Breaking this nitrogen-carbon bond can also take place in nature, but not often, and mostly for unusual purposes including the production of rare peptides – short chains of amino acids smaller than proteins. These peptides range from those with beneficial effects, such as the peptide-hormone oxytocin, which stimulates contractions during childbirth, to snake venom and other toxins. The research team is keen to explore the open biological question of how nature is able to produce these highly potent peptides in tiny quantities, and whether that process could be replicated in the lab for human benefit.

 

Reductively initiated cleavage at dehydroalanine (Dha) tags. This direct-to-tag design allows a rare C-Z-type cleavage.

 

The new cleavage technique – a first using chemical methods – thus opens up a host of biological opportunities and could even, in theory, be used in disease therapeutics by destroying unwanted proteins or inhibiting their activities.

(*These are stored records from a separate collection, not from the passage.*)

evoworld_amd/csrc/gemm_dispatch.cpp:

```cpp
#include "gemm_common.h"
#include <mutex>

static int g_gemm_gen = -1;
static int g_gemm_dbg = 0;
static char g_gemm_last_kernel[64] = "";
extern "C" const char* ew_gemm_last_kernel(void) { return g_gemm_last_kernel; }
extern "C" void ew_set_gemm_debug(int d) { g_gemm_dbg = d; }
extern "C" void ew_set_gemm_generation(int gen) { g_gemm_gen = gen; }
extern "C" int ew_get_gemm_generation(void) { return g_gemm_gen < 0 ? (g_gemm_gen = 3) : g_gemm_gen; }
void ew_gemm_note_kernel(const char* fmt, ...) {
    va_list ap;
    va_start(ap, fmt);
    vsnprintf(g_gemm_last_kernel, sizeof(g_gemm_last_kernel), fmt, ap);
    va_end(ap);
}

ew_status ew_gemm_select_epi(const GemmP& p, int generation, int* epi) {
    const bool dense = p.mode == EW_A_DENSE;
    if (p.act == EW_ACT_GEGLU && !dense) { ew_set_error("ew_gemm_f16: GEGLU epilogue is only built for dense mode"); return EW_ERR_UNSUPPORTED; }
    if (p.act == EW_ACT_GEGLU) { *epi = 8; return EW_OK; }
    const int mask = (p.rowbias ? 1 : 0) | (p.r1 ? 2 : 0) | (p.r2 ? 4 : 0);
    if (p.r1_lo || p.r2_lo || p.out_lo) {
        if (generation >= 3 && (mask & 6) == 0) *epi = 16 | 1;
        else if (dense) *epi = (mask & 4) == 0 ? 16 | 3 : 16 | 7;
        else if ((mask & 5) == 0) *epi = 16 | 2;
        else if ((mask & 4) == 0) *epi = 16 | 3;
        else { ew_set_error("ew_gemm_f16: conv modes carry the split residual with row-bias / r1 only (no r2)"); return EW_ERR_UNSUPPORTED; }
        return EW_OK;
    }
    if (mask <= 2 || (dense && mask == 3)) *epi = mask;
    else *epi = dense && (mask == 6 || mask == 4) ? 6 : 7;
    return EW_OK;
}

extern "C" ew_status ew_gemm_f16(const ew_gemm_args* a, void* stream) {
    EW_REQUIRE(a != nullptr, "ew_gemm_f16: null args");
    EW_REQUIRE(a->a && a->w && a->out && a->zero_page, "ew_gemm_f16: null a/w/out/zero_page");
    EW_REQUIRE(a->M > 0 && a->N > 0, "ew_gemm_f16: M,N must be > 0 (M=%d N=%d)", a->M, a->N);
    EW_REQUIRE(a->c1 > 0 && a->c1 % 64 == 0 && a->c2 >= 0 && a->c2 % 64 == 0,
               "ew_gemm_f16: c1,c2 must be multiples of 64 (c1=%d c2=%d)", a->c1, a->c2);
    EW_REQUIRE(a->c2 == 0 || a->a2, "ew_gemm_f16: c2 > 0 needs a2");
    EW_REQUIRE(a->N % 4 == 0 && a->ld_out % 4 == 0, "ew_gemm_f16: N and ld_out must be multiples of 4");
    EW_REQUIRE(a->lda % 8 == 0 && (a->c2 == 0 || a->lda2 % 8 == 0), "ew_gemm_f16: lda must be a multiple of 8");
    EW_REQUIRE(a->rows_per_group >= 1, "ew_gemm_f16: rows_per_group must be >= 1");
    EW_REQUIRE(!a->r1 || a->ld_r1 % 4 == 0, "ew_gemm_f16: ld_r1 must be a multiple of 4");
    EW_REQUIRE(!a->r2 || a->ld_r2 % 4 == 0, "ew_gemm_f16: ld_r2 must be a multiple of 4");
    int taps = 1;
    if (a->mode == EW_A_CONV3X3) {
        taps = 9;
        EW_REQUIRE(a->n_img > 0 && a->h_in > 0 && a->w_in > 0 && a->h_out > 0 && a->w_out > 0 &&
                       (a->stride == 1 || a->stride == 2) && (a->upsample == 0 || a->upsample == 1),
                   "ew_gemm_f16: bad conv3x3 geometry");
        EW_REQUIRE((long long)a->n_img * a->h_out * a->w_out == a->M, "ew_gemm_f16: M != n_img*h_out*w_out");
        EW_REQUIRE(!(a->upsample && a->stride != 1), "ew_gemm_f16: upsample needs stride 1");
        EW_REQUIRE((a->conv_shift == 0 || a->conv_shift == 1) && !(a->conv_shift && a->upsample), "ew_gemm_f16: conv_shift must be 0 or 1 (not with upsample)");
    } else if (a->mode == EW_A_CONVT3) {
        taps = 3;
        EW_REQUIRE(a->tB > 0 && a->tT > 0 && a->tP > 0 && (long long)a->tB * a->tT * a->tP == a->M,
                   "ew_gemm_f16: M != B*T*P");
    } else {
        EW_REQUIRE(a->mode == EW_A_DENSE, "ew_gemm_f16: unknown mode %d", a->mode);
    }
    EW_REQUIRE(a->act == EW_ACT_NONE || a->act == EW_ACT_SILU || a->act == EW_ACT_GEGLU || a->act == EW_ACT_GELU, "ew_gemm_f16: unknown act %d", a->act);
    EW_REQUIRE(!a->rowbias || a->ld_rowbias % 4 == 0, "ew_gemm_f16: ld_rowbias must be a multiple of 4");
    if (a->act == EW_ACT_GEGLU)
        EW_REQUIRE(a->N % 128 == 0 && !a->rowbias && !a->r1 && !a->r2 && !a->out_lo, "ew_gemm_f16: GEGLU needs N %% 128 == 0 and no residuals");
    EW_REQUIRE((!a->r1_lo || a->r1) && (!a->r2_lo || a->r2), "ew_gemm_f16: r1_lo / r2_lo need r1 / r2");
    GemmP p;
    p.a = (const f16*)a->a; p.a2 = (const f16*)a->a2; p.w = (const f16*)a->w; p.bias = (const f16*)a->bias;
    p.rowbias = (const f16*)a->rowbias; p.r1 = (const f16*)a->r1; p.r2 = (const f16*)a->r2; p.out = (f16*)a->out;
    p.zero_page = (const f16*)a->zero_page;
    p.r1_lo = (const int8_t*)a->r1_lo; p.r2_lo = (const int8_t*)a->r2_lo; p.out_lo = (int8_t*)a->out_lo;
    p.conv_shift = a->conv_shift;
    p.M = a->M; p.N = a->N; p.K = taps * (a->c1 + a->c2);
    p.c1 = a->c1; p.c2 = a->c2; p.lda = a->lda; p.lda2 = a->lda2; p.ld_out = a->ld_out; p.ld_r1 = a->ld_r1; p.ld_r2 = a->ld_r2; p.ld_rowbias = a->ld_rowbias;
    p.mode = a->mode; p.n_img = a->n_img; p.h_in = a->h_in; p.w_in = a->w_in; p.h_out = a->h_out; p.w_out = a->w_out;
    p.stride = a->stride; p.upsample = a->upsample; p.tB = a->tB; p.tT = a->tT; p.tP = a->tP;
    p.rows_per_group = a->rows_per_group; p.act = a->act; p.c_acc = a->c_acc; p.c_r1 = a->c_r1; p.c_r2 = a->c_r2;
    p.tiles_m = p.tiles_n = 0;
    p.band = 0;
    p.dbg = g_gemm_dbg;
    hipStream_t s = (hipStream_t)stream;
    const int gen = ew_get_gemm_generation();
    bool taken = false;
    ew_status st = EW_OK;
    if (gen >= 2 && ((st = ew_conv_small_n_try(p, s, &taken)) || taken)) return st;
    if (gen >= 3 && ((st = ew_gemm3_try(p, s, &taken)) || taken)) return st;
    if (gen >= 3 && ((st = ew_gemm3_try_b256(p, s, &taken)) || taken)) return st;
    return gen >= 2 ? ew_gemm2_dispatch(p, s) : ew_gemm1_dispatch(p, s);
}

struct SkDesc { unsigned epoch; int mode, epi, M, N, K; };
constexpr int SK_DESC_RING = 1024, SK_SLOTS = 256, SK_POOL = 64;
struct SkWorkspace { int dev; hipStream_t stream; float* ws; unsigned* flags; unsigned epoch; SkDesc* ring; };
struct SkPool {
    const SkInstance& inst;
    SkWorkspace pool[SK_POOL];
    int used = 0;
    std::mutex mutex;
    SkWorkspace* workspace(hipStream_t stream, bool create) {
        std::lock_guard<std::mutex> lock(mutex);
        int dev = 0;
        if (hipGetDevice(&dev) != hipSuccess) return nullptr;
        for (int i = 0; i < used; ++i)
            if (pool[i].dev == dev && pool[i].stream == stream) return &pool[i];
        if (!create || used == SK_POOL) return nullptr;
        SkWorkspace w{dev, stream, nullptr, nullptr, 0, nullptr};
        if (hipExtMallocWithFlags((void**)&w.ws, SK_SLOTS * inst.slot_floats * sizeof(float), hipDeviceMallocUncached) != hipSuccess) { (void)hipGetLastError(); return nullptr; }
        if (hipExtMallocWithFlags((void**)&w.flags, 2048 * sizeof(unsigned), hipDeviceMallocUncached) != hipSuccess) { (void)hipGetLastError(); (void)hipFree(w.ws); return nullptr; }
        if (hipMemsetAsync(w.flags, 0, 2048 * sizeof(unsigned), stream) != hipSuccess) { (void)hipGetLastError(); (void)hipFree(w.flags); (void)hipFree(w.ws); return nullptr; }
        w.ring = new SkDesc[SK_DESC_RING]();
        pool[used] = w;
        return &pool[used++];
    }
    int status() {
        std::lock_guard<std::mutex> lock(mutex);
        int bad = 0;
        for (int i = 0; i < used; ++i) {
            SkWorkspace* w = &pool[i];
            unsigned word[2] = {0, 0};
            if (hipMemcpy(word, w->flags + 1024, sizeof(word), hipMemcpyDeviceToHost) != hipSuccess) { (void)hipGetLastError(); return -1; }
            if (!word[0]) continue;
            bad = 1;
            const SkDesc d = w->ring[word[1] % SK_DESC_RING];
            if (d.epoch == word[1])
                ew_set_error("stream-K hand-over timed out: %s<%d, %d> M=%d N=%d K=%d (stream-K launch #%u on device %d, stream %p): the output of that launch is invalid",
                         inst.kernel, d.mode, d.epi, d.M, d.N, d.K, word[1], w->dev, (void*)w->stream);
            else
                ew_set_error("stream-K hand-over timed out in stream-K launch #%u on device %d, stream %p (more than %d stream-K launches ago: description no longer kept)",
                         word[1], w->dev, (void*)w->stream, SK_DESC_RING);
        }
        return bad;
    }
};
static SkPool g_sk[2] = {{ew_gemm3_sk}, {ew_gemm3_sk_b256}};

SkWorkspace* ew_sk_workspace(int inst, hipStream_t s) {
    hipStreamCaptureStatus cap = hipStreamCaptureStatusNone;
    if (hipStreamIsCapturing(s, &cap) != hipSuccess) { (void)hipGetLastError(); cap = hipStreamCaptureStatusNone; }
    return g_sk[inst].workspace(s, cap == hipStreamCaptureStatusNone);
}
void ew_sk_begin(int inst, SkWorkspace* w, int mode, int epi, const GemmP& p, SkP* sk) {
    std::lock_guard<std::mutex> lock(g_sk[inst].mutex);
    const unsigned e = ++w->epoch;
    w->ring[e % SK_DESC_RING] = SkDesc{e, mode, epi, p.M, p.N, p.K};
    sk->ws = w->ws; sk->flags = w->flags; sk->epoch = e;
}

extern "C" ew_status ew_gemm_streamk_init(void* stream) {
    const bool a = g_sk[0].workspace((hipStream_t)stream, true) != nullptr;
    const bool b = g_sk[1].workspace((hipStream_t)stream, true) != nullptr;
    if (!a || !b) { ew_set_error("ew_gemm_streamk_init: no stream-K workspace for this (device, stream): allocation failed or all 64 process-wide pool entries are in use; launches on it run the whole-tile schedule"); return EW_ERR_HIP; }
    return EW_OK;
}
extern "C" int ew_gemm_streamk_status(void) {
    const int b = g_sk[1].status();
    const int a = b < 0 ? b : g_sk[0].status();
    return a < 0 ? a : (a | b);
}
```

include/evoworld_hip.h:

```cpp
#ifndef EVOWORLD_HIP_H
#define EVOWORLD_HIP_H
#include <stddef.h>
#include <stdint.h>
#ifdef __cplusplus
extern "C" {
#endif

typedef int ew_status;
#define EW_OK 0
#define EW_ERR_INVALID_ARG (-1)
#define EW_ERR_UNSUPPORTED (-2)
#define EW_ERR_HIP (-3)

#define EW_ABI_VERSION 15
int ew_abi_version(void);
const char* ew_last_error(void);

enum { EW_A_DENSE = 0, EW_A_CONV3X3 = 1, EW_A_CONVT3 = 2 };
enum { EW_ACT_NONE = 0, EW_ACT_SILU = 1, EW_ACT_GEGLU = 2, EW_ACT_GELU = 3  };

typedef struct ew_gemm_args {
    const void* a;
    const void* a2;
    const void* w;
    const void* bias;
    const void* rowbias;
    const void* r1;
    const void* r2;
    void* out;
    const void* zero_page;
    int M, N;
    int c1, c2;
    int lda, lda2;
    int ld_out, ld_r1, ld_r2, ld_rowbias;
    int mode;
    int n_img, h_in, w_in, h_out, w_out, stride, upsample;
    int tB, tT, tP;
    int rows_per_group;
    int act;
    float c_acc, c_r1, c_r2;
    const void* r1_lo;
    const void* r2_lo;
    void* out_lo;
    int conv_shift;
} ew_gemm_args;

ew_status ew_gemm_f16(const ew_gemm_args* args, void* stream);
void ew_set_gemm_generation(int gen);
int ew_get_gemm_generation(void);
const char* ew_gemm_last_kernel(void);
void ew_set_gemm_debug(int flags);
int ew_gemm_streamk_status(void);
ew_status ew_gemm_streamk_init(void* stream);

int ew_set_cu_budget(int n_cus);
int ew_get_cu_budget(void);
void* ew_stream_create_cu_mask(int first_cu, int n_cus);
ew_status ew_stream_destroy(void* stream);

typedef struct ew_ff_args {
    const void* x;
    const void* w1p;
    const void* b1p;
    const void* w2p;
    const void* b2;
    const void* rowbias;
    const void* r1;
    const void* r1_lo;
    const void* r2;
    const void* r2_lo;
    void* out;
    void* out_lo;
    const void* zero_page;
    int M, C, hidden;
    int rows_per_group, ld_rowbias;
    float c_acc, c_r1, c_r2;
} ew_ff_args;
ew_status ew_ff_geglu320_f16(const ew_ff_args* args, void* stream);
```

Professor Ben Davis of the Rosalind Franklin Institute, one of the study’s senior authors, said: ‘When you look at an amino acid residue, there are three places where you can “chop” along the backbone. Pretty much all enzymatic and chemical techniques involve cleaving the carbon-nitrogen bond, which is sometimes referred to as the peptidic bond.

‘What we’ve done is find a way of chopping the next one along: the nitrogen-carbon bond. And instead of producing a carboxylic acid, this method produces an amide molecule.

‘Nature does this in a nifty way to make chemical messengers called neuropeptides, or toxins, or venoms, where for various possible reasons it seems important to use an amide rather than a carboxylic acid. So our chemical technique looks like it’s partially biomimetic of that enzyme-catalysed process.’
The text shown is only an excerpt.